We don’t quite have all the right library primitives right now (linear algebra is mostly missing), but it’s certainly possible to reimplement most PLINK pipelines in Hail right now, and anyone who does that is going to end up both a better programmer, and likely a better geneticist.
Hail has best-in-class support for doing sequencing data QC, and much of that benefit translates to genotype data. While it might seem on first glance that a lot of the general-purpose aggregation functionality isn’t necessary here, it’s very useful to be able to take some computation that computes a statistic, and move that code inside a
group_by aggregator to compute that metric split by cases+controls, sex, ancestry, or all the above.
It’s easy to compute PCs in-sample in Hail, but it’s also easy to import the gnomAD variant loadings to project samples onto gnomAD PCs. Hail doesn’t have any clustering methods yet, but the Python environment solves that for us – it’s just a few lines of code to localize data and put PCs + ancestry in a classification algorithm in
I’m not splitting this out by topic, but if there are specific ones you’re interested in (besides the ones listed like missingness + frequency distributions, which are all super well supported in Hail), I’m happy to go into more detail.
The maturity of analysis components varies wildly. I’ll list several here:
Linear mixed models: Immature
Hail’s LMMs don’t scale especially well. You’re probably better off running BOLT-LMM.
Logistic mixed models: Absent
Hail doesn’t have a logistic mixed model implementation.
We have IBD, GRM, and PC-relate implementations in Hail.

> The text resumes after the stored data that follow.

__global__ __launch_bounds__(256) void enc_finalize_kernel(const float* __restrict__ cls2, const float* __restrict__ d,
                                                           const float* __restrict__ anchors, int T, float* __restrict__ enc_class,
                                                           float* __restrict__ enc_coord, float* __restrict__ xyxy) {
  const int t = blockIdx.x * 256 + threadIdx.x;
  if (t >= T) return;
  const float2 c = *reinterpret_cast<const float2*>(cls2 + 2 * (size_t)t);
  const bool pick = c.y > c.x;
  enc_class[t] = pick ? c.y : c.x;
  const float4 dd = *reinterpret_cast<const float4*>(d + 8 * (size_t)t + (pick ? 4 : 0));
  const float4 a = *reinterpret_cast<const float4*>(anchors + 4 * (size_t)t);
  const float4 u = make_float4(dd.x + a.x, dd.y + a.y, dd.z + a.z, dd.w + a.w);
  *reinterpret_cast<float4*>(enc_coord + 4 * (size_t)t) = u;
  const float cx = sigmoid_f(u.x), cy = sigmoid_f(u.y), w = sigmoid_f(u.z), h = sigmoid_f(u.w);
  float4 b = make_float4(cx - 0.5f * w, cy - 0.5f * h, cx + 0.5f * w, cy + 0.5f * h);
  b.x = fminf(fmaxf(b.x, 0.f), 1.f); b.y = fminf(fmaxf(b.y, 0.f), 1.f);
  b.z = fminf(fmaxf(b.z, 0.f), 1.f); b.w = fminf(fmaxf(b.w, 0.f), 1.f);
  *reinterpret_cast<float4*>(xyxy + 4 * (size_t)t) = b;
}

template <int PER>
__global__ __launch_bounds__(TK_THREADS) void topk_stage1_kernel(const float* __restrict__ x, TkJobs jobs, u64* __restrict__ ws) {
  __shared__ u64 comp[1024];
  __shared__ uint32_t hist[256], sh[2], wcnt[32];
  const int job = blockIdx.x, seg = jobs.seg[job], start = jobs.start[job], n = jobs.n[job];
  const bool sig = jobs.seg_mode[seg] != 0;
  uint32_t kk[PER];
#pragma unroll
  for (int j = 0; j < PER; ++j) {
    const int e = j * TK_THREADS + threadIdx.x;
    const float v = e < n ? x[start + e] : 0.f;
    kk[j] = e < n ? ordkey(sig ? sigmoid_f(v) : v) : 0u;
  }
  block_topk_regs<PER>(kk, n, jobs.seg_k[seg], (uint32_t)start, comp, hist, sh, wcnt);
  ws[(size_t)job * 1024 + threadIdx.x] = comp[threadIdx.x];
}

__global__ __launch_bounds__(TK_THREADS) void proposal_topk2_kernel(const u64* __restrict__ ws, TkJobs jobs, TkLevels lv, int k, int k_alt,
                                                                    int32_t* __restrict__ cand, int32_t* __restrict__ alt) {
  extern __shared__ u64 lds[];
  __shared__ u64 comp[1024];
  __shared__ uint32_t hist[256], sh[2], wcnt[32];
  const int l = blockIdx.x;
  const int kk = jobs.seg_k[l], m = jobs.seg_jobs[l] * kk;
  stage2_gather(ws, jobs.seg_first[l], jobs.seg_jobs[l], kk, lds);
  auto key = [&](int i) { return (uint32_t)(lds[i] >> 32); };
  auto composite = [&](int i) { return lds[i]; };
  block_topk(key, composite, m, kk, comp, hist, sh, wcnt);
  if (l == lv.L) {
    for (int r = threadIdx.x; r < k_alt; r += TK_THREADS) alt[r] = (int32_t)(0xffffffffu - (uint32_t)(comp[r] & 0xffffffffull));
    return;
  }
  const int start = lv.start[l], n = lv.n[l];
  const int own = n < k ? n : k;
  for (int r = threadIdx.x; r < k; r += TK_THREADS) {
    int idx;
    if (r < own) {
      idx = (int)(0xffffffffu - (uint32_t)(comp[r] & 0xffffffffull));
    } else {
      const int e = r - n;
      idx = e >= start ? e + n : e;
    }
    cand[l * k + r] = idx;
  }
}

__device__ __forceinline__ void scan5(const uint32_t v[5], uint32_t out[5], uint32_t tot[5], u64* sa, uint32_t* sb) {
  const int lane = threadIdx.x & 63, wave = threadIdx.x >> 6;
  u64 a = (u64)v[0] | ((u64)v[1] << 16) | ((u64)v[2] << 32) | ((u64)v[3] << 48);
  uint32_t b = v[4];
  u64 ia = a;
  uint32_t ib = b;
#pragma unroll
  for (int o = 1; o < 64; o <<= 1) {
    const uint32_t lo = __shfl_up((uint32_t)(ia & 0xffffffffull), o, 64), hi = __shfl_up((uint32_t)(ia >> 32), o, 64);
    const uint32_t tb = __shfl_up(ib, o, 64);
    if (lane >= o) { ia += ((u64)hi << 32) | lo; ib += tb; }
  }
  __syncthreads();
  if (lane == 63) { sa[wave] = ia; sb[wave] = ib; }
  __syncthreads();
  u64 wa = 0, ta = 0;
  uint32_t wb = 0, tb2 = 0;
#pragma unroll
  for (int w = 0; w < 16; ++w) {
    if (w < wave) { wa += sa[w]; wb += sb[w]; }
    ta += sa[w]; tb2 += sb[w];
  }
  const u64 ea = wa + ia - a;
  out[0] = (uint32_t)(ea & 0xffff); out[1] = (uint32_t)((ea >> 16) & 0xffff); out[2] = (uint32_t)((ea >> 32) & 0xffff);
  out[3] = (uint32_t)((ea >> 48) & 0xffff); out[4] = wb + ib - b;
  tot[0] = (uint32_t)(ta & 0xffff); tot[1] = (uint32_t)((ta >> 16) & 0xffff); tot[2] = (uint32_t)((ta >> 32) & 0xffff);
  tot[3] = (uint32_t)((ta >> 48) & 0xffff); tot[4] = tb2;
}
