@@ -80,7 +81,7 @@
 k_ic_wave(const double* __restrict__ X, const fmx_rank2_t* __restrict__ RK, const double* __restrict__ Rt, int64_t F,
           int64_t D, int64_t A, int64_t ld, int L0, int L1, int NL, double* __restrict__ out,
           const int32_t* __restrict__ pos, const int32_t* __restrict__ npos, int32_t* __restrict__ ovf) {
-  extern __shared__ uint32_t icw_lds[];
+  extern __shared__ __attribute__((aligned(16))) uint32_t icw_lds[];
   __shared__ double scr[ICW_WAVES * 32];
   const int lane = threadIdx.x & 63, wid = __builtin_amdgcn_readfirstlane((int)(threadIdx.x >> 6));
   const int64_t row = (int64_t)blockIdx.x * ICW_WAVES + wid;
@@ -94,20 +95,22 @@
     act[m] = m < NL && s + lagv[m] < D;
     rr[m] = Rt + (act[m] ? s + lagv[m] : s) * ld;
   }
+  const int edge = __builtin_amdgcn_readfirstlane((NL > 0 && !act[0] ? 1 : 0) | (NL > 1 && !act[1] ? 2 : 0));
+  if (edge) {
+    const int m = lane >> 2, q = lane & 3;
+    if (lane < 8 && ((edge >> m) & 1)) {
+      const int64_t L = m ? L1 : L0, td = s - (D > L ? D - L : 0);
+      out[((int64_t)(m * 4 + q) * F + f) * D + td] = q == 0 ? 0.0 : qnan();
+    }
+  }
   if (!act[0] && !act[1]) return;
   const double* xf = X + (f * D + s) * ld;
   const fmx_rank2_t* rkf = RK + (f * D + s) * ld;
   const int nb = (int)((2 * A) >> 6) + 1;
   const int nbp = (nb + 1) & ~1;
-  uint32_t* T[2];
-  uint64_t* T64[2];
-  uint32_t* eb[2];
-#pragma unroll
-  for (int m = 0; m < 2; ++m) {
-    T[m] = icw_lds + (wid * 2 + m) * (2 * nbp + ICW_EC);
-    T64[m] = reinterpret_cast<uint64_t*>(T[m]);
-    eb[m] = T[m] + 2 * nbp;
-  }
+  uint32_t* T = icw_lds + wid * 2 * (2 * nbp + ICW_EC);
+  uint64_t* T64 = reinterpret_cast<uint64_t*>(T);
+  uint32_t* eb[2] = {T + 4 * nbp, T + 4 * nbp + ICW_EC};
   int ne[2] = {0, 0};
   bool over = false;
   uint32_t er[2][ICW_EC / 64];
@@ -115,13 +118,17 @@
   const int An = (int)A;
   double xq[ICW_PF], rq[ICW_PF][2];
   uint32_t kq[ICW_PF];
+  auto load_full = [&](int i0, int s) {
+    const uint32_t ob = 8u * (uint32_t)(i0 + lane);
+    xq[s] = *fr_at(xf, ob);
+    kq[s] = (uint32_t)*fr_at(rkf, ob >> 2);
+#pragma unroll
+    for (int m = 0; m < 2; ++m) rq[s][m] = *fr_at(rr[m], ob);
+  };
   auto load = [&](int i0, int s) {
     const int i = i0 + lane;
     if (i0 + 64 <= An) {
-      xq[s] = xf[i];
-      kq[s] = (uint32_t)rkf[i];
-#pragma unroll
-      for (int m = 0; m < 2; ++m) rq[s][m] = rr[m][i];
+      load_full(i0, s);
     } else {
       const bool in = i < An;
       xq[s] = in ? xf[i] : qnan();
@@ -134,10 +141,10 @@
   for (int s = 0; s < ICW_PF; ++s) load(64 * s, s);
 #pragma unroll
   for (int m = 0; m < 2; ++m) {
-    for (int b = lane; b < nbp; b += 64) T64[m][b] = 0ull;
 #pragma unroll
     for (int q = 0; q < ICW_EC / 64; ++q) { er[m][q] = 0u; es[m][q] = 0; }
   }
+  for (int b = lane; b < 2 * nbp; b += 64) T64[b] = 0ull;
   __builtin_amdgcn_wave_barrier();
   int cl[2];
 #pragma unroll
@@ -162,7 +169,7 @@
       for (int m = 0; m < 2; ++m) {
         const uint32_t e = j < cl[m] ? r2[m] : 0u;
         er[m][q] = e;
-        if (e) es[m][q] = (int)atomicAdd(&T[m][e >> 6], 1u);
+        if (e) es[m][q] = (int)atomicAdd(&T[4 * (e >> 6) + 2 * m], 1u);
         ne[m] += __popcll(__ballot(e != 0u));
       }
     }
@@ -185,7 +192,7 @@
 #pragma unroll
     for (int q = 0; q < RMAX; ++q) {
       const int b = lane * R + q;
-      cn[q] = (q < R && b < nbp) ? (int)T[m][b] : 0;
+      cn[q] = (q < R && b < nbp) ? (int)T[4 * b + 2 * m] : 0;
       loc += cn[q];
     }
     int incl = loc;
@@ -202,14 +209,14 @@
     for (int q = 0; q < RMAX; ++q) {
       const int b = lane * R + q;
       st[q] = run;
-      if (q < R && b < nbp) T64[m][b] = ICW_NO_ENTRY | (uint64_t)((uint32_t)(2 * run) | ((uint32_t)cn[q] << 16));
+      if (q < R && b < nbp) T64[2 * b + m] = ICW_NO_ENTRY | (uint64_t)((uint32_t)(2 * run) | ((uint32_t)cn[q] << 16));
       run += cn[q];
     }
     asm volatile("s_waitcnt lgkmcnt(0)" ::: "memory");
     __builtin_amdgcn_wave_barrier();
 #pragma unroll
     for (int q = 0; q < ICW_EC / 64; ++q)
-      if (er[m][q]) eb[m][(((uint32_t)T64[m][er[m][q] >> 6] & 0xffffu) >> 1) + es[m][q]] = er[m][q];
+      if (er[m][q]) eb[m][(((uint32_t)T64[2 * (er[m][q] >> 6) + m] & 0xffffu) >> 1) + es[m][q]] = er[m][q];
     asm volatile("s_waitcnt lgkmcnt(0)" ::: "memory");
     __builtin_amdgcn_wave_barrier();
 #pragma unroll
@@ -217,17 +224,17 @@
       const int b = lane * R + q;
       if (q < R && b < nbp && cn[q] > 0) {
         const uint64_t e0 = eb[m][st[q]], e1 = cn[q] > 1 ? eb[m][st[q] + 1] : 0xffffu;
-        T64[m][b] = (uint64_t)((uint32_t)(2 * st[q]) | ((uint32_t)cn[q] << 16)) | (e0 << 32) | (e1 << 48);
+        T64[2 * b + m] = (uint64_t)((uint32_t)(2 * st[q]) | ((uint32_t)cn[q] << 16)) | (e0 << 32) | (e1 << 48);
       }
     }
   }
 #pragma unroll
   for (int m = 0; m < 2; ++m)
     if (ne[m] == 0)
-      for (int b = lane; b < nbp; b += 64) T64[m][b] = ICW_NO_ENTRY;
+      for (int b = lane; b < nbp; b += 64) T64[2 * b + m] = ICW_NO_ENTRY;
   __builtin_amdgcn_wave_barrier();
   double sm[2][6];
-  uint64_t kk[2] = {0, 0};
+  double kk[2] = {0.0, 0.0};
   double ax[2] = {0.0, 0.0}, ar[2] = {0.0, 0.0};
   bool ref[2] = {false, false};
   int cnt[2] = {0, 0};
@@ -236,7 +243,7 @@
   for (int m = 0; m < 2; ++m)
 #pragma unroll
     for (int q = 0; q < 6; ++q) sm[m][q] = 0.0;
-  auto next = [&](int i0, double& x, uint32_t& rk, double (&r)[2]) {
+  auto take = [&](double& x, uint32_t& rk, double (&r)[2]) {
     x = xq[0];
     rk = kq[0];
     r[0] = rq[0][0];
@@ -248,40 +255,65 @@
       rq[s][0] = rq[s + 1][0];
       rq[s][1] = rq[s + 1][1];
     }
+  };
+  auto next = [&](int i0, double& x, uint32_t& rk, double (&r)[2]) {
+    take(x, rk, r);
     if (i0 + 64 * ICW_PF < An) load(i0 + 64 * ICW_PF, ICW_PF - 1);
   };
-  auto pair_rank = [&](int m, uint32_t rk) {
-    const uint64_t tb = T64[m][rk >> 6];
-    const uint32_t lo = (uint32_t)tb, hi = (uint32_t)(tb >> 32);
-    const uint32_t j0 = (lo & 0xffffu) >> 1, nj = lo >> 16, j1 = j0 + nj;
-    const uint32_t e0 = hi & 0xffffu, e1 = hi >> 16;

Rare variant burden tests (no kernel): Mature
Hail makes it extremely easy to write a variety of burden tests, burden tests are really just a composition of modular pieces of Hail:, group by gene / variant class, aggregate to count alternate alleles (or whatever other aggregation you want) to produce a gene x sample matrix, then run linear/logistic regression to test the results. Alternatively, instead of regression one could aggregate by gene to compute the number of reference/alternate alleles among cases/controls and run a Fisher’s exact test – it’s all modular!
Rare variant burden kernel tests (SKAT, SKAT-O): Immature/Absent
Hail has an implementation of SKAT, but it’s a bit brittle since it has few users. Hail does not have SKAT-O, or any other kernel-based rare variant test.

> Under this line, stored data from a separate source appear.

template <typename T, int RG, uint32_t TR8, int NT = 8, uint64_t SPAN9 = 0>
__global__ __launch_bounds__(256, 5) void ewa_periodic_quad2x8_kernel(const PeriodicArgs a, const PlaneIO io) {
    using Cfg = Quad2x8Cfg<RG>;
    constexpr int FS = Cfg::FS;
    static_assert(RG % 4 == 0, "the four waves of a workgroup take RG / 4 row groups each");
    __shared__ __attribute__((aligned(16))) float tile_words[2 + Cfg::kLdsRows * Cfg::kLdsPitch];
    float* const tile = tile_words + 2;

    const int lane = threadIdx.x & 63;
    const int wave = __builtin_amdgcn_readfirstlane(threadIdx.x >> 6);
    int tile_x, tile_y;
    swizzled_tile(tile_x, tile_y);
    const int i0 = tile_x * Cfg::kTileCols;
    const int j0 = tile_y * Cfg::kTileRows;
    const size_t frame = blockIdx.z;
    if (skips_frame(a, frame)) return;
    const bool edge_tile = edge_tile_of<T>(a, tile_x);
    {
        const int gx0 = a.min_sx + i0;
        const int gy0 = a.min_sy + j0;
        const char* sbase = static_cast<const char*>(io.src) + frame * io.src_frame_stride;
        constexpr int kRowsPerWave = (Cfg::kLdsRows + 3) / 4;
        constexpr int kHalf = (kRowsPerWave + 1) / 2;
        constexpr int kColsPerLane = (Cfg::kLdsPitch + 63) / 64;
#pragma unroll
        for (int h = 0; h < 2; ++h) {
            T staged[kHalf][kColsPerLane];
            NonFinite<T> nonfinite(a, frame);
#pragma unroll
            for (int i = 0; i < kHalf; ++i) {
                int gy = gy0 + wave + 4 * (h * kHalf + i);
                gy = gy < a.src_h ? gy : a.src_h - 1;
                const T* srow = reinterpret_cast<const T*>(sbase + static_cast<size_t>(gy) * io.src_pitch);
#pragma unroll
                for (int k = 0; k < kColsPerLane; ++k) {
                    int gx = gx0 + lane + 64 * k;
                    gx = gx < a.src_w ? gx : a.src_w - 1;
                    staged[i][k] = srow[gx];
                }
            }
#pragma unroll
            for (int i = 0; i < kHalf; ++i) {
                const int r = wave + 4 * (h * kHalf + i);
#pragma unroll
                for (int k = 0; k < kColsPerLane; ++k) {
                    const int c = lane + 64 * k;
                    if (r < Cfg::kLdsRows && c < Cfg::kLdsCols) tile[r * Cfg::kLdsPitch + c] = nonfinite.take(staged[i][k]);
                }
            }
        }
        if constexpr (!is_float_sample_v<T>) {
            if (edge_tile) stage_edge_column<T, Cfg>(a, io, tile, tile_x, sbase, gx0, gy0, wave, lane);
        }
    }
    __syncthreads();
    const BufferRsrc drsrc = make_rsrc(static_cast<char*>(io.dst) + frame * io.dst_frame_stride,
                                       static_cast<uint32_t>(io.dst_pitch) * a.dst_h);
    if constexpr (!is_float_sample_v<T>) {
        if (edge_tile) quad2_edge_columns<T, Cfg, 8, 9>(a, io, tile, tile_x, j0, wave, lane, drsrc);
    }
    const int ia = i0 + 2 * lane;
    if (ia >= a.ni) return;
    const bool b_ok = ia + 1 < a.ni;

    const JINC_CONSTANT f32x2* quad = (const JINC_CONSTANT f32x2*)(a.quad);
    const float* base = tile + 2 * lane;
    const uint32_t xoff = static_cast<uint32_t>(a.ix0 + 2 * ia) * static_cast<uint32_t>(sizeof(T));

    constexpr int kGroupsPerWave = RG / 4;
    const int g_first = wave * kGroupsPerWave;
    if (j0 + g_first * FS >= a.nj) return;
    f32x2 win[40];
    {
        const float* wb = base + (g_first * FS) * Cfg::kLdsPitch;
        quad2x8_load_row<0>(win, wb + 0 * Cfg::kLdsPitch);
        quad2x8_load_row<1>(win, wb + 1 * Cfg::kLdsPitch);
        quad2x8_load_row<2>(win, wb + 2 * Cfg::kLdsPitch);
        quad2x8_load_row<3>(win, wb + 3 * Cfg::kLdsPitch);
        quad2x8_load_row<4>(win, wb + 4 * Cfg::kLdsPitch);
        quad2x8_load_row<5>(win, wb + 5 * Cfg::kLdsPitch);
        quad2x8_load_row<6>(win, wb + 6 * Cfg::kLdsPitch);
    }
    for (int g = g_first; g < g_first + kGroupsPerWave; ++g) {
        if (j0 + g * FS >= a.nj) break;
        const float* gbase = base + (g * FS) * Cfg::kLdsPitch;
#define JINC_QUAD2X8_ROW(U)                                                                                        \
    {                                                                                                              \
        quad2x8_load_row<(U + FS - 1) % FS>(win, gbase + (U + FS - 1) * Cfg::kLdsPitch);                            \
        f32x2 acc[4] = {{0.f, 0.f}, {0.f, 0.f}, {0.f, 0.f}, {0.f, 0.f}};                                            \
        uint32_t zero;                                                                                              \
        asm volatile("s_mov_b32 %0, 0" : "=s"(zero));  \
        if constexpr (NT == 9) quad2_pixel9<U, SPAN9>(acc, win, quad + zero);                                       \
        else quad2_pixel8<U, TR8>(acc, win, quad + zero);                                                           \
        const int j = j0 + g * FS + U;                                                                              \
        if (j < a.nj) {                                                                                             \
            const uint32_t so = static_cast<uint32_t>(a.iy0 + 2 * j) * io.dst_pitch;                                \
            store_quad_buf<T>(drsrc, xoff, so, acc[0], acc[1], io.peak, b_ok);                                      \
            store_quad_buf<T>(drsrc, xoff, so + static_cast<uint32_t>(io.dst_pitch), acc[2], acc[3], io.peak, b_ok); \
        }                                                                                                           \
    }
        JINC_QUAD2X8_ROW(0) JINC_QUAD2X8_ROW(1) JINC_QUAD2X8_ROW(2) JINC_QUAD2X8_ROW(3) JINC_QUAD2X8_ROW(4) JINC_QUAD2X8_ROW(5) JINC_QUAD2X8_ROW(6)
        JINC_QUAD2X8_ROW(7)
#undef JINC_QUAD2X8_ROW
    }
}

Trio-based analysis: Mature
Hail has a function called
trio_matrix that rearranges data so that all the data for each trio is contained in the same entry (cell) of the data matrix – this makes it very natural to write analyses of trio data.
Larger pedigrees: ?
I’m not sure what the standard things people do with larger pedigrees are. Some things are well-supported, like finding variants that only have mutant alleles in one family. We don’t have any algorithms for doing something like tracing inheritance through a pedigree, though.
As above, we don’t want to try to reinvent the wheel with all the great imputation software out right now.
I’m missing a lot of analyses from the above list, but this is a good place to start!
Feel free to provide more discussion points (methods, etc) and I’ll try to comment on those as well.